How I use the Steam Deck

I‘ve warned you in my last overkill select. Now here is the first of many more posts to come. Let‘s talk about Steam Deck.

For those who follow me but live under a rock, a little explanation first. The Steam Deck is a handheld gaming device from Valve, makers of Steam, Half-Life, Counter-Strike, Portal and some other pieces of software. (They also make the Valve Index VR goggles, but that‘s a bit more niche.) While it is an injustice for both devices, the Steam Deck is most often compared to the Nintendo Switch.
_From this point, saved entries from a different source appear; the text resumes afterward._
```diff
+    {
+        float* __restrict__ ti = p.ti + (size_t)r_lo * p.ldti;
+        const int ldti = p.ldti;
+        QuadWalk w((ldti + 3) >> 2, threadIdx.x, FE_THREADS);
+        while (w.r < nr) {
+            int rr[FWD_UNROLL], cc[FWD_UNROLL];
+            f32x4 v[FWD_UNROLL];
+#pragma unroll
+            for (int u = 0; u < FWD_UNROLL; ++u) {
+                rr[u] = w.r; cc[u] = 4 * w.cq;
+                w.next();
+                v[u] = f32x4{0.f, 0.f, 0.f, 0.f};
+                if (rr[u] < nr) {
+                    const XT* __restrict__ s = xw + (size_t)rr[u] * p.xcols + 4 + cc[u];
+                    if (cc[u] + 4 <= P) {
+                        v[u] = load_row_quad<XT, LW>(s);
+                    } else {
+#pragma unroll
+                        for (int k = 0; k < 4; ++k) if (cc[u] + k < P) v[u][k] = (float)s[k];
+                    }
+                }
+            }
+#pragma unroll
+            for (int u = 0; u < FWD_UNROLL; ++u) {
+                if (rr[u] >= nr) break;
+                float* d = ti + (size_t)rr[u] * ldti + cc[u];
+                if (f.ti_vec) {
+                    __builtin_nontemporal_store(v[u], reinterpret_cast<f32x4*>(d));
+                } else {
+#pragma unroll
+                    for (int k = 0; k < 4; ++k) if (cc[u] + k < ldti) d[k] = v[u][k];
+                }
+            }
+        }
+    }
     __syncthreads();
-    const int P = p.P, NS = p.n_sub;
-    const int c_beh = 4 + P + 1 + NS + 3 + 1;
-    const int e0 = p.e0, e1 = p.e1, e2 = p.e2, e3 = p.e3;
-    const int width = e0 + e1 + e2 + e3 + (p.behaviour ? 2 : 0);
+
+    const int e0 = p.e0, e1 = p.e1, e2 = p.e2, e3 = p.e3, ldlab = p.ldlab;
+    const int o1 = e0 + e1, o2 = o1 + e2, o3 = o2 + e3;
     const float inv_ns = 1.0f / (float)NS;
-    float* lab = p.lab + (size_t)r_lo * p.ldlab;
-    for (int i = threadIdx.x; i < nr * p.ldlab; i += FE_THREADS) {
-        const int r = i / p.ldlab, c = i - r * p.ldlab;
+    float* __restrict__ lab = p.lab + (size_t)r_lo * ldlab;
+    for (QuadWalk w((ldlab + 3) >> 2, threadIdx.x, FE_THREADS); w.r < nr; w.next()) {
+        const int r = w.r, c = 4 * w.cq;
         const int* hi = h_idx + r * FE_HDR;
-        float v = 0.f;
-        if (c < e0) {
-            float sub = 0.f;
-            for (int k = 0; k < NS; ++k) sub += p.cat_tab[(size_t)hi[6 + k] * e0 + c];
-            v = p.cat_tab[(size_t)hi[4] * e0 + c] + sub * inv_ns;
-        } else if (c < e0 + e1) {
-            const int j = c - e0;
-            const float pre = p.sen_b[j] + p.sen_w[j * 3] * h_sen[r * 4] + p.sen_w[j * 3 + 1] * h_sen[r * 4 + 1] + p.sen_w[j * 3 + 2] * h_sen[r * 4 + 2];
-            v = fmaxf(pre, 0.f);
-        } else if (c < e0 + e1 + e2) {
-            v = p.type_tab[(size_t)hi[5] * e2 + (c - e0 - e1)];
-        } else if (c < e0 + e1 + e2 + e3) {
-            const int k = c - e0 - e1 - e2;
-            v = p.year_tab[(size_t)hi[0] * e3 + k] + p.month_tab[(size_t)hi[1] * e3 + k] + p.day_tab[(size_t)hi[2] * e3 + k] + p.hour_tab[(size_t)hi[3] * e3 + k];
-        } else if (c < width) {
-            v = (float)x[(size_t)(r_lo + r) * p.xcols + c_beh + (c - (e0 + e1 + e2 + e3))];
-        }
-        lab[i] = v;
-    }
-    float* ti = p.ti + (size_t)r_lo * p.ldti;
-    for (int i = threadIdx.x; i < nr * p.ldti; i += FE_THREADS) {
-        const int r = i / p.ldti, c = i - r * p.ldti;
-        ti[i] = c < P ? (float)x[(size_t)(r_lo + r) * p.xcols + 4 + c] : 0.f;
+        const float* hs = h_sen + r * 4;
+        f32x4 v;
+        if (c + 4 <= e0) {
+            const f32x4 cv = load_quad(p.cat_tab + (size_t)hi[4] * e0 + c, f.cat);
+            f32x4 sub = f32x4{0.f, 0.f, 0.f, 0.f};
+            for (int k0 = 0; k0 < NS; k0 += NSB) {
+                f32x4 sv[NSB];
+#pragma unroll
+                for (int u = 0; u < NSB; ++u)
+                    if (k0 + u < NS) sv[u] = load_quad(p.cat_tab + (size_t)hi[6 + k0 + u] * e0 + c, f.cat);
+#pragma unroll
+                for (int u = 0; u < NSB; ++u)
+                    if (k0 + u < NS) {
+#pragma unroll
+                        for (int j = 0; j < 4; ++j) sub[j] += sv[u][j];
+                    }
+            }
+#pragma unroll
+            for (int j = 0; j < 4; ++j) v[j] = cv[j] + sub[j] * inv_ns;
+        } else if (c >= e0 && c + 4 <= o1 && f.sen == 2) {
+            const int j0 = c - e0;
+            const f32x4 b = load_quad(p.sen_b + j0, 2);
+            f32x4 wq[3];
+#pragma unroll
+            for (int k = 0; k < 3; ++k) wq[k] = load_quad(p.sen_w + 3 * j0 + 4 * k, 2);
+#pragma unroll
+            for (int j = 0; j < 4; ++j) {
+                const float pre = b[j] + wq[(3 * j) >> 2][(3 * j) & 3] * hs[0] + wq[(3 * j + 1) >> 2][(3 * j + 1) & 3] * hs[1] + wq[(3 * j + 2) >> 2][(3 * j + 2) & 3] * hs[2];
+                v[j] = fmaxf(pre, 0.f);
+            }
+        } else if (c >= o1 && c + 4 <= o2) {
+            v = load_quad(p.type_tab + (size_t)hi[5] * e2 + (c - o1), f.type);
+        } else if (c >= o2 && c + 4 <= o3) {
+            const int k = c - o2;
+            const f32x4 ty = load_quad(p.year_tab + (size_t)hi[0] * e3 + k, f.time), tm = load_quad(p.month_tab + (size_t)hi[1] * e3 + k, f.time);
+            const f32x4 td = load_quad(p.day_tab + (size_t)hi[2] * e3 + k, f.time), th = load_quad(p.hour_tab + (size_t)hi[3] * e3 + k, f.time);
+#pragma unroll
+            for (int j = 0; j < 4; ++j) v[j] = ty[j] + tm[j] + td[j] + th[j];
+        } else {
+            const XT* __restrict__ xr = xw + (size_t)r * p.xcols;
+#pragma unroll
+            for (int j = 0; j < 4; ++j) v[j] = label_element(p, xr, hi, hs, c + j);
+        }
+        float* d = lab + (size_t)r * ldlab + c;
+        if (f.lab_vec) {
+            __builtin_nontemporal_store(v, reinterpret_cast<f32x4*>(d));
+        } else {
+#pragma unroll
+            for (int j = 0; j < 4; ++j) if (c + j < ldlab) d[j] = v[j];
+        }
     }
 }
 
@@ -172,9 +318,29 @@
 hipError_t frontend_fwd_launch(const FrontendParams& p, const void* x, int x_is_f64, int nrows, hipStream_t st) {
     if (nrows <= 0) return hipSuccess;
     if (p.n_sub > FE_MAXSUB) return hipErrorInvalidValue;
+    auto aligned16 = [](const void* q) { return reinterpret_cast<uintptr_t>(q) % 16 == 0; };
+    FwdForm f;
+    f.cat = quad_class(p.cat_tab, p.e0, 0);
+    f.sen = aligned16(p.sen_b) && aligned16(p.sen_w) && p.e0 % 4 == 0 ? 2 : 0;
+    f.type = quad_class(p.type_tab, p.e2, p.e0 + p.e1);
+    f.time = std::min(std::min(quad_class(p.year_tab, p.e3, p.e0 + p.e1 + p.e2), quad_class(p.month_tab, p.e3, p.e0 + p.e1 + p.e2)),
+                      std::min(quad_class(p.day_tab, p.e3, p.e0 + p.e1 + p.e2), quad_class(p.hour_tab, p.e3, p.e0 + p.e1 + p.e2)));
+    f.lab_vec = aligned16(p.lab) && p.ldlab % 4 == 0;
+    f.ti_vec = aligned16(p.ti) && p.ldti % 4 == 0;
+    const int lw = frontend_load_width(x, x_is_f64, p.xcols, p.P);
     const dim3 grid((nrows + FWD_ROWS - 1) / FWD_ROWS);
-    if (x_is_f64) hipLaunchKernelGGL(frontend_fwd_kernel<double>, grid, dim3(FE_THREADS), 0, st, p, (const double*)x, nrows);
-    else          hipLaunchKernelGGL(frontend_fwd_kernel<float>, grid, dim3(FE_THREADS), 0, st, p, (const float*)x, nrows);
+    auto launch = [&](auto kernel, auto* xt) { hipLaunchKernelGGL(kernel, grid, dim3(FE_THREADS), 0, st, p, f, xt, nrows); };
+    const bool ns5 = p.n_sub == 5;
+    if (x_is_f64) {
+        const double* xd = (const double*)x;
+        if (lw == 4) ns5 ? launch(frontend_fwd_kernel<double, 4, 5>, xd) : launch(frontend_fwd_kernel<double, 4, 0>, xd);
+        else         ns5 ? launch(frontend_fwd_kernel<double, 1, 5>, xd) : launch(frontend_fwd_kernel<double, 1, 0>, xd);
+    } else {
+        const float* xf = (const float*)x;
+        if (lw == 4)      ns5 ? launch(frontend_fwd_kernel<float, 4, 5>, xf) : launch(frontend_fwd_kernel<float, 4, 0>, xf);
+        else if (lw == 2) ns5 ? launch(frontend_fwd_kernel<float, 2, 5>, xf) : launch(frontend_fwd_kernel<float, 2, 0>, xf);
+        else              ns5 ? launch(frontend_fwd_kernel<float, 1, 5>, xf) : launch(frontend_fwd_kernel<float, 1, 0>, xf);
+    }
     return hipGetLastError();
 }
 
diff --git a/news_recommendation_model_amd/csrc/frontend.hpp b/news_recommendation_model_amd/csrc/frontend.hpp
--- a/news_recommendation_model_amd/csrc/frontend.hpp
+++ b/news_recommendation_model_amd/csrc/frontend.hpp
@@ -13,6 +13,7 @@
     int* err;
 };
 hipError_t frontend_fwd_launch(const FrontendParams& p, const void* x, int x_is_f64, int nrows, hipStream_t st);
+int frontend_load_width(const void* x, int x_is_f64, int xcols, int P);
 hipError_t frontend_bwd_launch(const FrontendParams& p, const void* x, int x_is_f64, const float* dlab, int lddl,
                                int nrows, hipStream_t st);
 long tab_grad_ws_floats(const FrontendParams& p, long nrows_total);
diff --git a/news_recommendation_model_amd/native.py b/news_recommendation_model_amd/native.py
--- a/news_recommendation_model_amd/native.py
+++ b/news_recommendation_model_amd/native.py
@@ -91,6 +91,7 @@
     "nrm_frontend_fwd": (_c_i, [_c_fp, _c_i, _c_i, _c_i, _c_i, _c_i, _c_i,  _c_fp, _c_i, _c_i,  _c_fp, _c_fp, _c_i,
                                  _c_fp, _c_i, _c_i,  _c_fp, _c_fp, _c_fp, _c_fp,  _c_i, _c_i, _c_i, _c_i, _c_i,
                                  _c_fp, _c_i, _c_fp, _c_i, _c_fp, _c_fp]),
+    "nrm_frontend_load_width": (_c_i, [_c_fp, _c_i, _c_i, _c_i]),
     "nrm_frontend_tables_ws_floats": (_c_l, [_c_l] + [_c_i] * 9),
     "nrm_frontend_bwd_tables": (_c_i, [_c_fp, _c_i, _c_i, _c_i, _c_fp, _c_i] * 2 + [_c_i] * 3 + [_c_fp, _c_fp] + [_c_i] * 9
                                 + [_c_fp] * 8 + [_c_fp]),
```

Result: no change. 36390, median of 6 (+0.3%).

But in reality, while both are handheld devices to play games on, that‘s about where all the similarities end. Because the Steam Deck is, in fact, a full-fledged PC, and it runs a whole Linux distro named steamOS in the background. This means you can do anything you want, unlike the Switch, which you must jailbreak first to install software not allowed by Nintendo.

Now, this opens up a whole plethora of scenarios. This makes the device theoretically much more complicated to use if you dislike tinkering. (I say theoretically because, in reality, you can stay in the gaming environment of steamOS and never touch any configuration files or even a file manager.)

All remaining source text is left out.